◆ About this exercise
Run through the records and show each line that includes the string "const".
Study material START
+inline ChainHierarchy build_hierarchy(ChainLevel level0, int n_chunks, int N, bool op_mode, uint32_t group, bool fuse)
+{
+    ChainHierarchy h;
+    h.levels.push_back(std::move(level0));
+    for (;;) {
+        const ChainLevel &cur = h.levels.back();
+        uint32_t kmax = 0;
+        for (int f = 0; f < n_chunks; ++f) kmax = std::max(kmax, cur.chunk_seg[f + 1] - cur.chunk_seg[f]);
+        if (kmax <= 1 && h.levels.size() > 1) break;
+        if (kmax == 0) break;
+        uint32_t gsz;
+        if (group >= 2) gsz = std::min(kmax, group);
+        else gsz = kmax <= 16 ? kmax : std::max<uint32_t>(12, (uint32_t)std::ceil(std::cbrt((double)kmax)));
+        h.chain_steps += gsz;
+        ChainLevel nx;
+        nx.chunk_seg.assign((size_t)n_chunks + 1, 0);
+        nx.n_vecs = 0;
+        for (int f = 0; f < n_chunks; ++f) {
+            nx.chunk_seg[f] = (uint32_t)nx.vec0.size();
+            const uint32_t s0 = cur.chunk_seg[f], s1 = cur.chunk_seg[f + 1];
+            for (uint32_t rb = s0; rb < s1; rb += gsz) {
+                const uint32_t re = std::min(rb + gsz, s1);
+                const bool fst = rb == s0 && !op_mode;
+                nx.vec0.push_back(nx.n_vecs);
+                nx.first.push_back(fst);
+                const int nvv = fst ? 1 : N;
+                const uint32_t k0 = rb + (fst ? 1u : 0u);
+                for (int c = 0; c < nvv; ++c) {
+                    ChainDesc cd{};
+                    cd.seg_begin = rb; cd.seg_end = re; cd.c = (uint32_t)c; cd.out_vec = nx.n_vecs + c; cd.first = fst ? 1u : 0u;
+                    cd.vbase = k0 < re ? cur.vec0[k0] : 0u;
+                    cd.vfirst = fst ? cur.vec0[rb] : 0u;
+                    nx.chains.push_back(cd);
+                }
+                nx.n_vecs += nvv;
+            }
+        }
+        nx.chunk_seg[n_chunks] = (uint32_t)nx.vec0.size();
+        const bool done = kmax <= gsz;
+        h.levels.push_back(std::move(nx));
+        if (done) break;
+    }
+    h.final_vec.assign((size_t)std::max(n_chunks, 1), -1);
+    bool all_from_chains = h.levels.size() > 1 && !op_mode && n_chunks > 0;
+    for (int f = 0; f < n_chunks; ++f) {
+        const ChainLevel &last = h.levels.back();
+        if (last.chunk_seg[f + 1] > last.chunk_seg[f]) h.final_vec[f] = (int32_t)last.vec0[last.chunk_seg[f]];
+        else all_from_chains = false;
+    }
+    if (all_from_chains) {
+        ChainLevel &last = h.levels.back();
+        std::vector<char> seen((size_t)n_chunks, 0);
+        for (ChainDesc &cd : last.chains)
+            for (int f = 0; f < n_chunks; ++f)
+                if (cd.first && h.final_vec[f] == (int32_t)cd.out_vec) { cd.chunk1 = (uint32_t)f + 1; seen[f] = 1; }
+        h.finish_fused = std::all_of(seen.begin(), seen.end(), [](char c) { return c != 0; });
+        if (!h.finish_fused)
+            for (ChainDesc &cd : last.chains) cd.chunk1 = 0;
+    }
+    if (!fuse || op_mode || h.levels.size() < 3) return h;
+    const ChainLevel &last = h.levels.back();
+    ChainLevel &prev = h.levels[h.levels.size() - 2];
+    std::vector<ChainFinal> finals;
+    std::vector<uint32_t> seg_slot(prev.vec0.size(), 0), seg_fin(prev.vec0.size(), 0);
+    uint32_t n_slots = 0;
+    size_t n_last_chains = 0;
+    for (int f = 0; f < n_chunks; ++f) {
+        const uint32_t l0 = last.chunk_seg[f], l1 = last.chunk_seg[f + 1];
+        const uint32_t s0 = prev.chunk_seg[f], s1 = prev.chunk_seg[f + 1];
+        if (l1 == l0 && s1 == s0) continue;
+        if (l1 - l0 != 1 || s1 == s0 || !last.first[l0] || !prev.first[s0] || s1 - s0 - 1 > CHAIN_FUSE_MAX_STEPS) return h;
Study material END
◆ Your response
+        const ChainLevel &cur = h.levels.back();
+            const uint32_t s0 = cur.chunk_seg[f], s1 = cur.chunk_seg[f + 1];
+                const uint32_t re = std::min(rb + gsz, s1);
+                const bool fst = rb == s0 && !op_mode;
+                const int nvv = fst ? 1 : N;
+                const uint32_t k0 = rb + (fst ? 1u : 0u);
+        const bool done = kmax <= gsz;
+        const ChainLevel &last = h.levels.back();
+    const ChainLevel &last = h.levels.back();
+        const uint32_t l0 = last.chunk_seg[f], l1 = last.chunk_seg[f + 1];
+        const uint32_t s0 = prev.chunk_seg[f], s1 = prev.chunk_seg[f + 1];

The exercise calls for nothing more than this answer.